When reading the Bangladesh trial, I did wonder why this wasn’t a potential confounder here, too, but you didn’t seem to comment on it (or maybe you did, but I missed it - apologies if this was the case!). The arm that received the mask in the Bangladesh trial also received “… information about the importance of mask-wearing”. I would have thought that, in a well designed RCT, the intervention should be presented identically - and neutrally - to both arms: i.e. “We are doing this trial as we do not currently have high quality information as to whether or not masks are effective”. Presenting information about “the importance of wearing mask-wearing” seems to pre-judge the outcome, and presenting this only to the mask-wearing group might be expected to increase the level of fear in this group. As such, it is not clear to me that the significant increase in physical distancing shown by the study can necessarily be entirely attributed fear / apprehension that is secondary to mask wearing (and so be legitimately included as an effect of mask-wearing effect) rather than secondary to fear / apprehension due to the instruction that mask wearing is important: an instruction that was given only to the mask-wearing participants (i.e. if you don’t wear a mask you are at risk). The true effect size of masking is still then somewhat uncertain, but could presumably be less than that found in the study.

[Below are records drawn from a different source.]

bool launch_x6_tile(const X6Plan& p, hipStream_t st, const ConvArgsX& a) {
  switch (tile_key(p.bm, p.bn)) {
    case tile_key(128, 128): launch_x6<2, 1, 2, 4, 4>(p, st, a); return true;
    case tile_key(64, 128): launch_x6<1, 2, 2, 2, 2>(p, st, a); return true;
    case tile_key(64, 64): launch_x6<1, 1, 2, 2, 2>(p, st, a); return true;
  }
  return false;
}

}

extern "C" {

int fh_unet_set_precision(int mode) {
  if (mode < 0 || mode > 4) return FH_EINVAL;
  g_conv_np = mode == 0 ? 3 : (mode == 1 ? 1 : (mode == 2 ? 2 : (mode == 3 ? 16 : 32)));
  return 0;
}

int fh_unet_get_precision(void) {
  return g_conv_np == 3 ? 0 : (g_conv_np == 1 ? 1 : (g_conv_np == 2 ? 2 : (g_conv_np == 16 ? 3 : 4)));
}

int fh_absmax_f32(const float* x, int64_t n, float* out, void* stream) {
  if (!out || n < 0 || (n > 0 && !x) || ((uintptr_t)x & 15)) return FH_EINVAL;
  hipStream_t st = (hipStream_t)stream;
  FH_CHECK(hipMemsetAsync(out, 0, FH_AMAX_SLOTS * sizeof(float), st));
  if (n > 0) {
    const int64_t want = (n / 4 + 255) / 256;
    hipLaunchKernelGGL(k_absmax, dim3((unsigned)(want < 1 ? 1 : (want > 2048 ? 2048 : want))), dim3(256), 0, st, x, n,
                       reinterpret_cast<unsigned*>(out));
  }
  FH_LAUNCH_CHECK();
  return 0;
}

int fh_conv2d_splitk(int N, int Ho, int Wo, int Cin, int Cout, int KH, int KW) {
  const int64_t M = (int64_t)N * Ho * Wo;
  const int64_t blocks = ((M + 63) / 64) * ((Cout + 63) / 64);
  const int nchunks = KH * KW * (Cin / kBK);
  int z = 1;
  constexpr int target = 2048;
  constexpr int zmax = 8;
  while (blocks * z < target && z < zmax && nchunks / (2 * z) >= 6) z *= 2;
  return z;
}

int fh_conv2d_nhwc(const float* in, const float* w, const float* bias, const float* res, float* out, float* ws,
                   int ksplit, int N, int H, int W, int Cin, int Cout, int KH, int KW, int pad, int stride,
                   void* stream) {
  if (!in || !w || !out || N < 1 || H < 1 || W < 1 || Cin < kBK || Cin % kBK != 0 || Cout < 1 || stride < 1)
    return FH_EINVAL;
  if (ksplit < 1 || ksplit > 32 || (ksplit > 1 && !ws)) return FH_EINVAL;
  ConvArgs a;
  a.in = in, a.w = w, a.bias = bias, a.res = res, a.out = out;
  a.N = N, a.H = H, a.W = W, a.Cin = Cin, a.Cout = Cout, a.KH = KH, a.KW = KW, a.pad = pad, a.stride = stride;
  a.Ho = (H + 2 * pad - KH) / stride + 1;
  a.Wo = (W + 2 * pad - KW) / stride + 1;
  a.ksplit = ksplit, a.ws = ws;
  const int64_t M = (int64_t)N * a.Ho * a.Wo;
  hipStream_t st = (hipStream_t)stream;
  const unsigned Z = (unsigned)ksplit;
  const int64_t b128 = ((M + 127) / 128) * ((Cout + 127) / 128);
  if (ksplit == 1 && Cout > 64 && b128 >= 384) {
    hipLaunchKernelGGL((k_conv_igemm<2, 2>), dim3((unsigned)((M + 127) / 128), (Cout + 127) / 128, 1), dim3(256), 0, st, a);
  } else if (ksplit == 1 && Cout > 64 && ((M + 63) / 64) * ((Cout + 127) / 128) >= 256) {
    hipLaunchKernelGGL((k_conv_igemm<1, 2>), dim3((unsigned)((M + 63) / 64), (Cout + 127) / 128, 1), dim3(256), 0, st, a);
  } else {
    hipLaunchKernelGGL((k_conv_igemm<1, 1>), dim3((unsigned)((M + 63) / 64), (Cout + 63) / 64, Z), dim3(256), 0, st, a);
  }
  if (ksplit > 1) {
    const int64_t total = M * Cout;
    hipLaunchKernelGGL(k_splitk_reduce, dim3(grid_for(total)), dim3(256), 0, st, (const float*)ws, bias, res, out, total,
                       Cout, ksplit);
  }
  FH_LAUNCH_CHECK();
  return 0;
}

int fh_conv2d_x6_gn_chunks(int ksplit, int N, int H, int W, int Cin, int Cout, int KH, int KW, int pad, int stride) {
  if (N < 1 || H < 1 || W < 1 || Cout < 1 || stride < 1) return 0;
  const X6Plan p = x6_plan(ksplit, N, H, W, Cin, Cout, KH, KW, pad, stride, false);
  const int Ho = (H + 2 * pad - KH) / stride + 1, Wo = (W + 2 * pad - KW) / stride + 1;
  return p.gn_bm ? (Ho * Wo / p.gn_bm) * ((Cout + 127) / 128) : 0;
}

int fh_conv2d_x6_plan(int ksplit, int N, int H, int W, int Cin, int Cout, int KH, int KW, int pad, int stride,
                      int32_t* plan) {
  if (!plan || N < 1 || H < 1 || W < 1 || Cin < kBK || Cin % kBK != 0 || Cout < 1 || stride < 1 || ksplit < 1 || ksplit > 32)
    return FH_EINVAL;
  const X6Plan p = x6_plan(ksplit, N, H, W, Cin, Cout, KH, KW, pad, stride, false);
  plan[0] = !p.reuse ? 0 : (p.split ? 2 : 1);
  plan[1] = p.bm, plan[2] = p.bn, plan[3] = p.reuse ? p.segw : 0, plan[4] = p.reuse ? p.gl : 0;
  plan[5] = (int32_t)p.grid.x, plan[6] = (int32_t)p.grid.y, plan[7] = (int32_t)p.grid.z;
  return 0;
}

#ifdef FH_CONV_PHASE_CLOCKS
static unsigned long long* g_phase_buf = nullptr;
int fh_conv_phase_buffer(void* buf) {
  g_phase_buf = (unsigned long long*)buf;
  return 0;
}
#endif

static int set_gn(ConvArgsX& a, const fh_gn_epilogue* epi, int chunks) {
  a.gn_partial = nullptr, a.gn_x = nullptr, a.gn_tab = nullptr, a.gn_mode = a.gn_act = a.gn_chunks = 0;
  a.in_amax = epi != nullptr ? epi->in_amax : nullptr, a.in_scale = 1.f;
  if (g_conv_np == 32 && a.ab == nullptr && a.in_amax == nullptr) return FH_EINVAL;
  if (a.ab != nullptr) a.in_amax = nullptr, a.in_scale = 16.f;
  if (epi == nullptr || epi->partial == nullptr) return 0;
  if (chunks <= 0 || epi->mode < 0 || epi->mode > 1 || (epi->mode == 1 && (!epi->x || !epi->tab))) return FH_EINVAL;
  a.gn_partial = epi->partial, a.gn_x = epi->x, a.gn_tab = epi->tab;
  a.gn_mode = epi->mode, a.gn_act = epi->act, a.gn_chunks = chunks;
  return 0;
}
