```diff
+int ts_reduce_partials_arrays(int32_t n, int32_t channels, int32_t flags, const int32_t* num_tiles_hit,
+                              const int32_t* cum_tiles_hit, const float* partials, const uint8_t* row_flags,
+                              const float* conics, const float* opacities, float* v_xy, float* v_conic,
+                              float* v_colors, float* v_opacity, float* v_depth, const uint8_t* color_mask,
+                              void* stream) {
+    if (n < 0 || (channels != 3 && channels != 4)) return TS_E_BADARG;
+    if (n == 0) return 0;
+    if (!num_tiles_hit || !cum_tiles_hit || !row_flags || !conics || !opacities || !v_xy || !v_conic || !v_colors ||
+        !v_opacity)
+        return TS_E_BADARG;
+    hipStream_t s = (hipStream_t)stream;
+    const float4* pr = reinterpret_cast<const float4*>(partials);
+    const int grid = (int)(((long long)n + 255) / 256);
+    if (channels == 3)
+        hipLaunchKernelGGL((reduce_partials_kernel<3, true>), dim3(grid), dim3(256), 0, s, n, (int)flags, num_tiles_hit,
+                           cum_tiles_hit, pr, row_flags, (const float4*)nullptr, conics, opacities, v_xy, v_conic,
+                           v_colors, v_opacity, v_depth, color_mask, (float4*)nullptr);
+    else
+        hipLaunchKernelGGL((reduce_partials_kernel<4, true>), dim3(grid), dim3(256), 0, s, n, (int)flags, num_tiles_hit,
+                           cum_tiles_hit, pr, row_flags, (const float4*)nullptr, conics, opacities, v_xy, v_conic,
+                           v_colors, v_opacity, v_depth, color_mask, (float4*)nullptr);
     return launch_status();
 }
 
@@ -1882,13 +1916,15 @@
     float4* gr = reinterpret_cast<float4*>(grad_rows);
     const int grid = (int)(((long long)n + 255) / 256);
     if (channels == 3)
-        hipLaunchKernelGGL(reduce_partials_kernel<3>, dim3(grid), dim3(256), 0, s, n, (int)flags, num_tiles_hit,
-                           cum_tiles_hit, pr, row_flags, sp, (float*)nullptr, (float*)nullptr, (float*)nullptr,
-                           (float*)nullptr, (float*)nullptr, (const unsigned char*)nullptr, gr);
+        hipLaunchKernelGGL((reduce_partials_kernel<3, false>), dim3(grid), dim3(256), 0, s, n, (int)flags, num_tiles_hit,
+                           cum_tiles_hit, pr, row_flags, sp, (const float*)nullptr, (const float*)nullptr,
+                           (float*)nullptr, (float*)nullptr, (float*)nullptr, (float*)nullptr, (float*)nullptr,
+                           (const unsigned char*)nullptr, gr);
     else
-        hipLaunchKernelGGL(reduce_partials_kernel<4>, dim3(grid), dim3(256), 0, s, n, (int)flags, num_tiles_hit,
-                           cum_tiles_hit, pr, row_flags, sp, (float*)nullptr, (float*)nullptr, (float*)nullptr,
-                           (float*)nullptr, (float*)nullptr, (const unsigned char*)nullptr, gr);
+        hipLaunchKernelGGL((reduce_partials_kernel<4, false>), dim3(grid), dim3(256), 0, s, n, (int)flags, num_tiles_hit,
+                           cum_tiles_hit, pr, row_flags, sp, (const float*)nullptr, (const float*)nullptr,
+                           (float*)nullptr, (float*)nullptr, (float*)nullptr, (float*)nullptr, (float*)nullptr,
+                           (const unsigned char*)nullptr, gr);
     return launch_status();
 }
 
diff --git a/tinysplat_amd/csrc/shard.hip b/tinysplat_amd/csrc/shard.hip
--- a/tinysplat_amd/csrc/shard.hip
+++ b/tinysplat_amd/csrc/shard.hip
@@ -2,6 +2,7 @@
 
 #include "../../include/tinysplat_hip.h"
 #include "host_util.h"
+#include "opacity.h"
 #include "splat_math.h"
 
 namespace {
@@ -106,7 +107,7 @@
             if (cntb > 0) {
                 const int slot_base = (o.tiles - cntb) - b.miny * w - b.minx;
                 float op = opacity[i];
-                if (rflags & TS_RASTER_LOGIT_OPACITY) op = 1.0f / (1.0f + expf(-op));
+                if (rflags & TS_RASTER_LOGIT_OPACITY) op = ts::opacity_sigmoid(op);
                 splats[3 * (size_t)i] = make_float4(o.x, o.y, op, o.conic[0]);
                 splats[3 * (size_t)i + 1] = make_float4(o.conic[1], o.conic[2], c0, c1);
                 splats[3 * (size_t)i + 2] = make_float4(c2, channels == 4 ? o.depth : 0.0f, __int_as_float(slot_base),
```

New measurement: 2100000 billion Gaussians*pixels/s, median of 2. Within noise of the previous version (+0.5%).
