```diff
+    AGRL_CHECK_ARG((al & 15) == 0, "%s: pointers must be 16-byte aligned", fn);
     BlockParams p;
     p.z = z; p.w2 = w2; p.b2 = b2; p.w3 = w3; p.b3 = b3; p.res = residual; p.xs = x_short; p.ws = w_short; p.bs = b_short;
     p.out = out; p.w1n = w1_next; p.b1n = b1_next; p.zn = z_next; p.F = F; p.H = H; p.W = W;
     const int ntiles = F * (H / 8) * (W / 8);
     const int grid = ntiles < 256 ? ntiles : 256;
-    if (x_short) hipLaunchKernelGGL((bottleneck_block_kernel<true, 64>), dim3(grid), dim3(512), 0, (hipStream_t)stream, p, ntiles);
+    if (exit_form) hipLaunchKernelGGL((bottleneck_block_kernel<false, 128, true>), dim3(grid), dim3(512), 0, (hipStream_t)stream, p, ntiles);
+    else if (x_short) hipLaunchKernelGGL((bottleneck_block_kernel<true, 64>), dim3(grid), dim3(512), 0, (hipStream_t)stream, p, ntiles);
     else if (Cnext == 128) hipLaunchKernelGGL((bottleneck_block_kernel<false, 128>), dim3(grid), dim3(512), 0, (hipStream_t)stream, p, ntiles);
     else hipLaunchKernelGGL((bottleneck_block_kernel<false, 64>), dim3(grid), dim3(512), 0, (hipStream_t)stream, p, ntiles);
-    AGRL_CHECK_LAUNCH("agrl_bottleneck_block");
+    AGRL_CHECK_LAUNCH(fn);
     return 0;
 }
+
+}
+
+extern "C" int agrl_bottleneck_block(const void* z, const void* w2, const float* b2, const void* w3, const float* b3,
+                                     const void* residual, const void* x_short, const void* w_short, const float* b_short,
+                                     void* out, const void* w1_next, const float* b1_next, void* z_next, int F, int H, int W,
+                                     int Cmid, int Cout, int Cnext, agrl_stream_t stream) {
+    return launch_block("agrl_bottleneck_block", false, z, w2, b2, w3, b3, residual, x_short, w_short, b_short, out, w1_next, b1_next,
+                        z_next, F, H, W, Cmid, Cout, Cnext, stream);
+}
+
+extern "C" int agrl_bottleneck_block_exit(const void* z, const void* w2, const float* b2, const void* w3, const float* b3,
+                                          const void* residual, const void* x_short, const void* w_short, const float* b_short,
+                                          void* out, const void* w1_next, const float* b1_next, void* z_next, int F, int H, int W,
+                                          int Cmid, int Cout, int Cnext, agrl_stream_t stream) {
+    return launch_block("agrl_bottleneck_block_exit", true, z, w2, b2, w3, b3, residual, x_short, w_short, b_short, out, w1_next,
+                        b1_next, z_next, F, H, W, Cmid, Cout, Cnext, stream);
+}
diff --git a/agrl.pytorch_amd/torchreid/_hip.py b/agrl.pytorch_amd/torchreid/_hip.py
--- a/agrl.pytorch_amd/torchreid/_hip.py
+++ b/agrl.pytorch_amd/torchreid/_hip.py
@@ -76,6 +76,7 @@
     "agrl_conv3x3_pack": [_p, _p, _i, _i, _p],
     "agrl_conv3x3_packed_bn_act": [_p, _p, _p, _p, _i, _i, _i, _i, _i, _i, _p],
     "agrl_bottleneck_block": [_p, _p, _p, _p, _p, _p, _p, _p, _p, _p, _p, _p, _p, _i, _i, _i, _i, _i, _i, _p],
+    "agrl_bottleneck_block_exit": [_p, _p, _p, _p, _p, _p, _p, _p, _p, _p, _p, _p, _p, _i, _i, _i, _i, _i, _i, _p],
     "agrl_conv1x1_dual_bn_act": [_p, _p, _p, _p, _p, _i, _i, _i, _i, _i, _p],
     "agrl_conv1x1_bn_act_pool": [_p, _p, _p, _p, _p, _p, _p, _i, _i, _i, _i, _i, _i, C.POINTER(_i), _i, _i, _p],
     "agrl_linear_nobias": [_p, _p, _p, _i, _i, _i, _i, _p],
diff --git a/agrl.pytorch_amd/torchreid/hip_ops.py b/agrl.pytorch_amd/torchreid/hip_ops.py
--- a/agrl.pytorch_amd/torchreid/hip_ops.py
+++ b/agrl.pytorch_amd/torchreid/hip_ops.py
@@ -806,17 +806,22 @@
     return ok
 
 
-def bottleneck_block(z, w2, b2, w3, b3, residual, w1_next, b1_next, shortcut=None):
+def bottleneck_block_exit_supported(z, w2, stride, w3, w1_next):
+    return bottleneck_block_supported(z, w2, stride, w3, w1_next) and w1_next.shape[0] == 128
+
+
+def bottleneck_block(z, w2, b2, w3, b3, residual, w1_next, b1_next, shortcut=None, exit_stride=1):
     N, H, W, Cmid = z.shape
     Cout, Cnext = w3.shape[0], w1_next.shape[0]
     assert z.dtype == LP_DTYPE and (residual is None) != (shortcut is None)
+    assert exit_stride in (1, 2) and (exit_stride == 1 or (shortcut is None and Cnext == 128 and H % 8 == 0 and W % 8 == 0))
     xs = ws = bs = None
     if shortcut is not None:
         xs, ws, bs = shortcut
         assert tuple(xs.shape) == (N, H, W, 64) and xs.dtype == z.dtype
     else:
         assert tuple(residual.shape) == (N, H, W, Cout) and residual.dtype == z.dtype
-    out = torch.empty((N, H, W, Cout), dtype=z.dtype, device=z.device)
+    out = torch.empty((N, H // exit_stride, W // exit_stride, Cout), dtype=z.dtype, device=z.device)
     zn = torch.empty((N, H, W, Cnext), dtype=z.dtype, device=z.device)
     M = N * H * W
     if _hip.PROFILE is not None:
@@ -824,7 +829,7 @@
         _hip.PROFILE_TAG = {"flops": 2.0 * M * (9 * Cmid * Cmid + (Cmid + (64 if shortcut is not None else 0)) * Cout + Cout * Cnext),
                             "bytes": 2.0 * (z.numel() + rd + out.numel() + zn.numel() + w2.numel() + w3.numel() + w1_next.numel())}
     with _dev(z):
-        call("agrl_bottleneck_block", ptr(z), ptr(w2), ptr(b2), ptr(w3), ptr(b3), ptr(residual), ptr(xs), ptr(ws), ptr(bs),
+        call("agrl_bottleneck_block_exit" if exit_stride == 2 else "agrl_bottleneck_block", ptr(z), ptr(w2), ptr(b2), ptr(w3), ptr(b3), ptr(residual), ptr(xs), ptr(ws), ptr(bs),
              ptr(out), ptr(w1_next), ptr(b1_next), ptr(zn), N, H, W, Cmid, Cout, Cnext, _stream(z))
     return out, zn
 
diff --git a/agrl.pytorch_amd/torchreid/models/_vmgn_hip.py b/agrl.pytorch_amd/torchreid/models/_vmgn_hip.py
--- a/agrl.pytorch_amd/torchreid/models/_vmgn_hip.py
+++ b/agrl.pytorch_amd/torchreid/models/_vmgn_hip.py
@@ -234,9 +234,22 @@
     return getattr(blk['c1'][0], 'agrl_presplit', False)
 
 
+def trunk_exit_stride(blocks, i, y):
+    if ops.switch('AGRL_HIP_TRUNK_EXITS') == '0' or i + 1 >= len(blocks):
+        return 1
+    blk, nxt = blocks[i], blocks[i + 1]
+    if (y.dtype != ops.LP_DTYPE or _is_inloop(blk) or _is_inloop(nxt) or blk['ds'] is not None or 'dualps' not in nxt
+            or nxt['stride'] != 2 or nxt.get('ds_stride') != 2):
+        return 1
+    return 2 if ops.bottleneck_block_exit_supported(y, blk['c2'][0], blk['stride'], blk['c3'][0], nxt['c1'][0]) else 1
+
+
 def _run_trunk(a, blocks):
     z = None
+    sub = 1
     for i, blk in enumerate(blocks):
+        if sub != 1 and ('dualps' not in blk or z is None):
+            raise RuntimeError("_run_trunk: a compact block output reached a block that does not consume it (block %d)" % i)
         if _is_inloop(blk):
             a = _run_block_inloop(a, blk)
             continue
@@ -247,8 +260,9 @@
             if ops.bottleneck_block_supported(y, blk['c2'][0], blk['stride'], blk['c3'][0], nxt['c1'][0], ds) and (
                     ds is None or a.shape[3] == 64):
                 if ds is None:
+                    sub = trunk_exit_stride(blocks, i, y)
                     a, z = ops.bottleneck_block(y, blk['c2'][0], blk['c2'][1], blk['c3'][0], blk['c3'][1], a,
-                                                nxt['c1'][0], nxt['c1'][1])
+                                                nxt['c1'][0], nxt['c1'][1], exit_stride=sub)
                 else:
                     a, z = ops.bottleneck_block(y, blk['c2'][0], blk['c2'][1], blk['c3'][0], blk['c3'][1], None,
                                                 nxt['c1'][0], nxt['c1'][1], shortcut=(a, blk['ds'][0], blk['ds'][1]))
@@ -261,10 +275,13 @@
                                        shortcut=(a, blk['ds'][0], blk['ds'][1]))
             continue
         if ('dualps' in blk and a.is_contiguous() and y.is_contiguous() and a.dtype == y.dtype and a.shape[0] == y.shape[0]
-                and tuple(y.shape[1:3]) == tuple((d - 1) // blk['stride'] + 1 for d in a.shape[1:3])):
-            a = ops.conv1x1_packed_dual_strided(a, y, blk['dualps'], blk['dualps_bias'], blk['c3'][0].shape[0], blk['stride'], True)
+                and tuple(y.shape[1:3]) == tuple((d - 1) // (blk['stride'] // sub) + 1 for d in a.shape[1:3])):
+            a = ops.conv1x1_packed_dual_strided(a, y, blk['dualps'], blk['dualps_bias'], blk['c3'][0].shape[0], blk['stride'] // sub, True)
             z = None
+            sub = 1
             continue
+        if sub != 1:
+            raise RuntimeError("_run_trunk: block %d did not take the strided dual GEMM its compact input was written for" % i)
         shortcut = a if blk['ds'] is None else ops.conv_bn_act(a, blk['ds'][0], blk['ds'][1], blk['ds_stride'], 0, False)
         if nxt is not None and 'seam' in blk and (y.numel() // y.shape[-1]) % 128 == 0:
             a, z = ops.bottleneck_seam(y, blk['seam'], blk['c3'][1], shortcut, nxt['c1'][1], blk['seam_dims'])
diff --git a/include/agrl_hip.h b/include/agrl_hip.h
--- a/include/agrl_hip.h
+++ b/include/agrl_hip.h
@@ -124,6 +124,10 @@
                           const void* residual, const void* x_short, const void* w_short, const float* b_short,
                           void* out, const void* w1_next, const float* b1_next, void* z_next, int F, int H, int W,
                           int Cmid, int Cout, int Cnext, agrl_stream_t stream);
+int agrl_bottleneck_block_exit(const void* z, const void* w2, const float* b2, const void* w3, const float* b3,
+                               const void* residual, const void* x_short, const void* w_short, const float* b_short,
+                               void* out, const void* w1_next, const float* b1_next, void* z_next, int F, int H, int W,
+                               int Cmid, int Cout, int Cnext, agrl_stream_t stream);
 
 int agrl_linear_nobias(const void* x, const void* w, float* y, int M, int K, int Nout,
                        int in_dtype, agrl_stream_t stream);
```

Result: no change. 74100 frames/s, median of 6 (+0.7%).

Of course, compliance with the intervention in the Bangladesh study is “important”, and this should rightly be communicated to participants. However, better instruction would be “It is important you wear your mask as we have instructed, so that the results of the trial [either positive OR negative] are valid”, rather than “mask wearing is important [i.e. mask wearing is effective]”. Strictly, even this modified instruction creates a potential asymmetry - much better would be to have the non-intervention arm also actively instructed to NOT wear masks, so that identical instructions (and, presumably, identical levels of non-mask induced fear) are given to both groups: “It is important you wear / do not wear your mask as we have instructed, so that the results of the trial are valid”.